If $\mathrm{A}=\left[\begin{array}{cc}2 & 3 \\ 0 & -1\end{array}\right]$, then the value of $\operatorname{det}\left(\mathrm{A}^{4}\right)+\operatorname{det}\left(\mathrm{A}^{10}-(\operatorname{Adj}(2 \mathrm{~A}))^{10}\right)$ is equal to
$2 \mathrm{~A}$ adj $(2 \mathrm{~A})=|2 \mathrm{~A}| \mathrm{I}$
$\Rightarrow \mathrm{A}$ adj $(2 \mathrm{~A})=-4 \mathrm{I} \quad \ldots . .(\mathrm{i})$
Now, E = $\left|\mathrm{A}^{4}\right|+\left|\mathrm{A}^{10}-(\operatorname{adj}(2 \mathrm{~A}))^{10}\right|$
$=(-2)^{4}+\frac{\left|\mathrm{A}^{20}-\mathrm{A}^{10}(\operatorname{adj} 2 \mathrm{~A})^{10}\right|}{|\mathrm{A}|^{10}}$
$=16+\frac{\left|\mathrm{A}^{20}-(\mathrm{A} \operatorname{adj}(2 \mathrm{~A}))^{10}\right|}{|\mathrm{A}|^{10}}$
$=16+\frac{\left|A^{20}-2^{10} I\right|}{2^{10}}$ (from
Now, characteristic roots of $\mathrm{A}$ are 2 and $-1$.
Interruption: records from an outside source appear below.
# a16z/Lasso

Measured on AMD Instinct MI355X. Metric: prover lookups/sec for SparsePolynomialEvaluationProof, 2^24 AND lookups, higher is better.
Workload: dtype u256 (Montgomery Fr / ed25519 Fq integers)

## Files before the change

lasso_amd/_abi.py:

```python
import ctypes as C

u64 = C.c_uint64
u32 = C.c_uint32
i32 = C.c_int32
sz = C.c_size_t
vp = C.c_void_p


class Strategy(C.Structure):
    _fields_ = [("kind", i32), ("c", u32), ("log_m", u32), ("log_r", u32)]


class StrategyCustom(C.Structure):
    _fields_ = [("base", Strategy), ("num_subtables", u32), ("num_memories", u32), ("tables_u32", C.POINTER(vp)), ("tables_fr", C.POINTER(vp)),
                ("memory_subtable", vp), ("memory_dimension", vp), ("num_terms", u32), ("reserved", u32), ("coeff", vp), ("term_start", vp), ("term_mem", vp)]


class OperandLayout(C.Structure):
    _fields_ = [("operands", u32), ("chunk_bits", u32), ("msb_first", u32)]

    def __repr__(self):
        return f"OperandLayout({self.operands}, {self.chunk_bits}, {self.msb_first})"


# ... 101 lines not shown
        "lasso_rccl_selftest": (i32, [vp]),
        "lasso_ctx_device_uuid": (i32, [vp, vp]),
        "lasso_bullet_tail_ahead_ok": (i32, [vp, vp]),
        "lasso_bullet_tail_ahead": (i32, [vp, vp, sz, vp, vp, vp, sz, vp, vp, vp]),
        "lasso_bases_prepare": (i32, [vp, vp, u32]),
        "lasso_rccl_allgather": (i32, [vp, vp, vp, sz]),
        "lasso_point_row_bytes": (sz, []),
        "lasso_hyrax_commit_rows_dev": (i32, [vp, vp, sz, sz, vp, vp]),
        "lasso_points_reduce_compress": (i32, [vp, vp, u32, sz, vp]),
        "lasso_gather_u32": (i32, [vp, vp, vp, sz, vp]),
        "lasso_materialize_subtable_u32": (i32, [vp, P(Strategy), u32, vp]),
        "lasso_msm": (i32, [vp, vp, vp, sz, vp]),
        "lasso_msm_dev": (i32, [vp, vp, vp, sz, vp]),
        "lasso_inner_products_lr": (i32, [vp, vp, vp, sz, vp]),
        "lasso_bullet_lr": (i32, [vp, vp, sz, vp, sz, vp, vp, vp]),
        "lasso_bullet_round": (i32, [vp, vp, sz, vp, vp, vp, vp, vp, vp, sz, vp, vp, vp, vp]),
        "lasso_bullet_ahead_ok": (i32, [vp, vp]),
        "lasso_bullet_round_ahead": (i32, [vp, vp, sz, vp, vp, vp, vp, vp, vp, sz, vp]),
        "lasso_bullet_post": (i32, [vp, vp, vp]),
        "lasso_bullet_fold": (i32, [vp, vp, vp, sz, vp, sz, vp, vp, vp]),
    }
    for name, (res, args) in sig.items():
        fn = getattr(lib, name)
        fn.restype = res
        fn.argtypes = args
    return sorted(sig)


WIRE_STATUS = ["ok", "ok-identity", "non-canonical", "bad-flags", "not-on-curve", "not-in-subgroup"]


def declare_wire(lib):
    fn = lib.lasso_points_decompress
    fn.restype = i32
    fn.argtypes = [vp, vp, sz, vp, vp, vp]
    return ["lasso_points_decompress"]


def declare_msm_points(lib):
    for name in ("lasso_msm_points", "lasso_msm_points_dev"):
        fn = getattr(lib, name)
        fn.restype = i32
        fn.argtypes = [vp, vp, vp, sz, vp]
    return ["lasso_msm_points", "lasso_msm_points_dev"]


def declare_operands(lib):
    fn = lib.lasso_densify_dim_operands
    fn.restype = i32
    fn.argtypes = [vp, vp, vp, sz, C.POINTER(OperandLayout), sz, sz, sz, u32, u32, u32, vp, vp, vp, vp]
    return ["lasso_densify_dim_operands"]


HEADER_SYMBOLS = None
```

lasso_amd/build.py:

```python
import os
import subprocess
import sys

HERE = os.path.dirname(os.path.abspath(__file__))
ROOT = os.path.dirname(HERE)
HIPCC = os.environ.get("HIPCC", "/opt/rocm/bin/hipcc")
ARCH = "gfx950"


def _stale(target, sources):
    if not os.path.exists(target):
        return True
    t = os.path.getmtime(target)
    return any(os.path.getmtime(s) > t for s in sources)


def _glob(d, exts):
    return [os.path.join(d, f) for f in sorted(os.listdir(d)) if f.endswith(exts)]


CURVES = {"curve25519": ("", []), "bn254": ("_bn254", ["-DLASSO_BN254", "-Wl,-Bsymbolic"])}


def build_device(force=False, verbose=False, curve="curve25519"):
    suffix, flags = CURVES[curve]
    csrc = os.path.join(HERE, "csrc")
    target = os.path.join(HERE, f"liblasso_hip{suffix}.so")
    sources = _glob(csrc, (".hip", ".cuh")) + [os.path.join(ROOT, "include", f) for f in ("lasso_hip.h", "lasso_hip_wire.h", "lasso_hip_msm.h", "lasso_hip_operands.h", "lasso_custom_check.h")]
    if force or _stale(target, sources):
        extra = os.environ.get("LASSO_EXTRA_HIPCC_FLAGS", "").split()
        cmd = [HIPCC, f"--offload-arch={ARCH}", "-O3", "-std=c++17", "-fPIC", "-shared", "-Wno-unused-result", *flags, *extra,
               "-o", target, os.path.join(csrc, "lasso_hip.hip")]
        if verbose:
            print(" ".join(cmd))
        subprocess.check_call(cmd)
    return target


def host_march_flags():
    ov = os.environ.get("LASSO_HOST_MARCH")
    if ov:
        return [] if ov == "none" else [f"-march={ov}"] + (["-DLASSO_HOST_V3"] if ov == "x86-64-v3" else [])
    try:
        flags = set(next(l for l in open("/proc/cpuinfo") if l.startswith("flags")).split())
    except Exception:
        flags = set()
    if {"avx2", "bmi1", "bmi2", "fma", "movbe"} <= flags:
        return ["-march=x86-64-v3", "-DLASSO_HOST_V3"]
    return []


def build_host(force=False, verbose=False, curve="curve25519"):
    suffix, flags = CURVES[curve]
    hdir = os.path.join(HERE, "host")
    target = os.path.join(HERE, f"liblasso_prover{suffix}.so")
    sources = _glob(hdir, (".cpp", ".hpp")) + _glob(os.path.join(HERE, "csrc"), (".cuh",)) + [os.path.join(ROOT, "include", f) for f in ("lasso_hip.h", "lasso_hip_wire.h", "lasso_hip_msm.h", "lasso_hip_operands.h", "lasso_prover.h", "lasso_custom_check.h")]
    if not os.path.exists(os.path.join(hdir, "prover_capi.cpp")):
        return None
    dev = build_device(force=False, verbose=verbose, curve=curve)
    if force or _stale(target, sources + [dev]):
        cmd = ["g++", "-O2", *host_march_flags(), "-std=c++17", "-fPIC", "-shared", "-Wall", "-Wno-unused-function", "-Wno-unknown-pragmas", "-fno-gnu-unique", "-Wl,-Bsymbolic", *flags, "-o", target,
               os.path.join(hdir, "prover_capi.cpp"), "-L" + HERE, f"-llasso_hip{suffix}", "-Wl,-rpath,$ORIGIN"]
        if verbose:
            print(" ".join(cmd))
        subprocess.check_call(cmd)
    return target
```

So, characteristic roots of $\mathrm{A}^{20}$ are $2^{10}$ and $1 .$
Hence, $\left(\mathrm{A}^{20}-2^{10} \mathrm{I}\right)\left(\mathrm{A}^{20}-\mathrm{I}\right)=0$
$\Rightarrow\left|\mathrm{A}^{20}-2^{10} \mathrm{I}\right|=0\left(\right.$ as $\left.\mathrm{A}^{20} \neq \mathrm{I}\right)$
$\Rightarrow \mathrm{E}=16 \mathrm{Ans} .$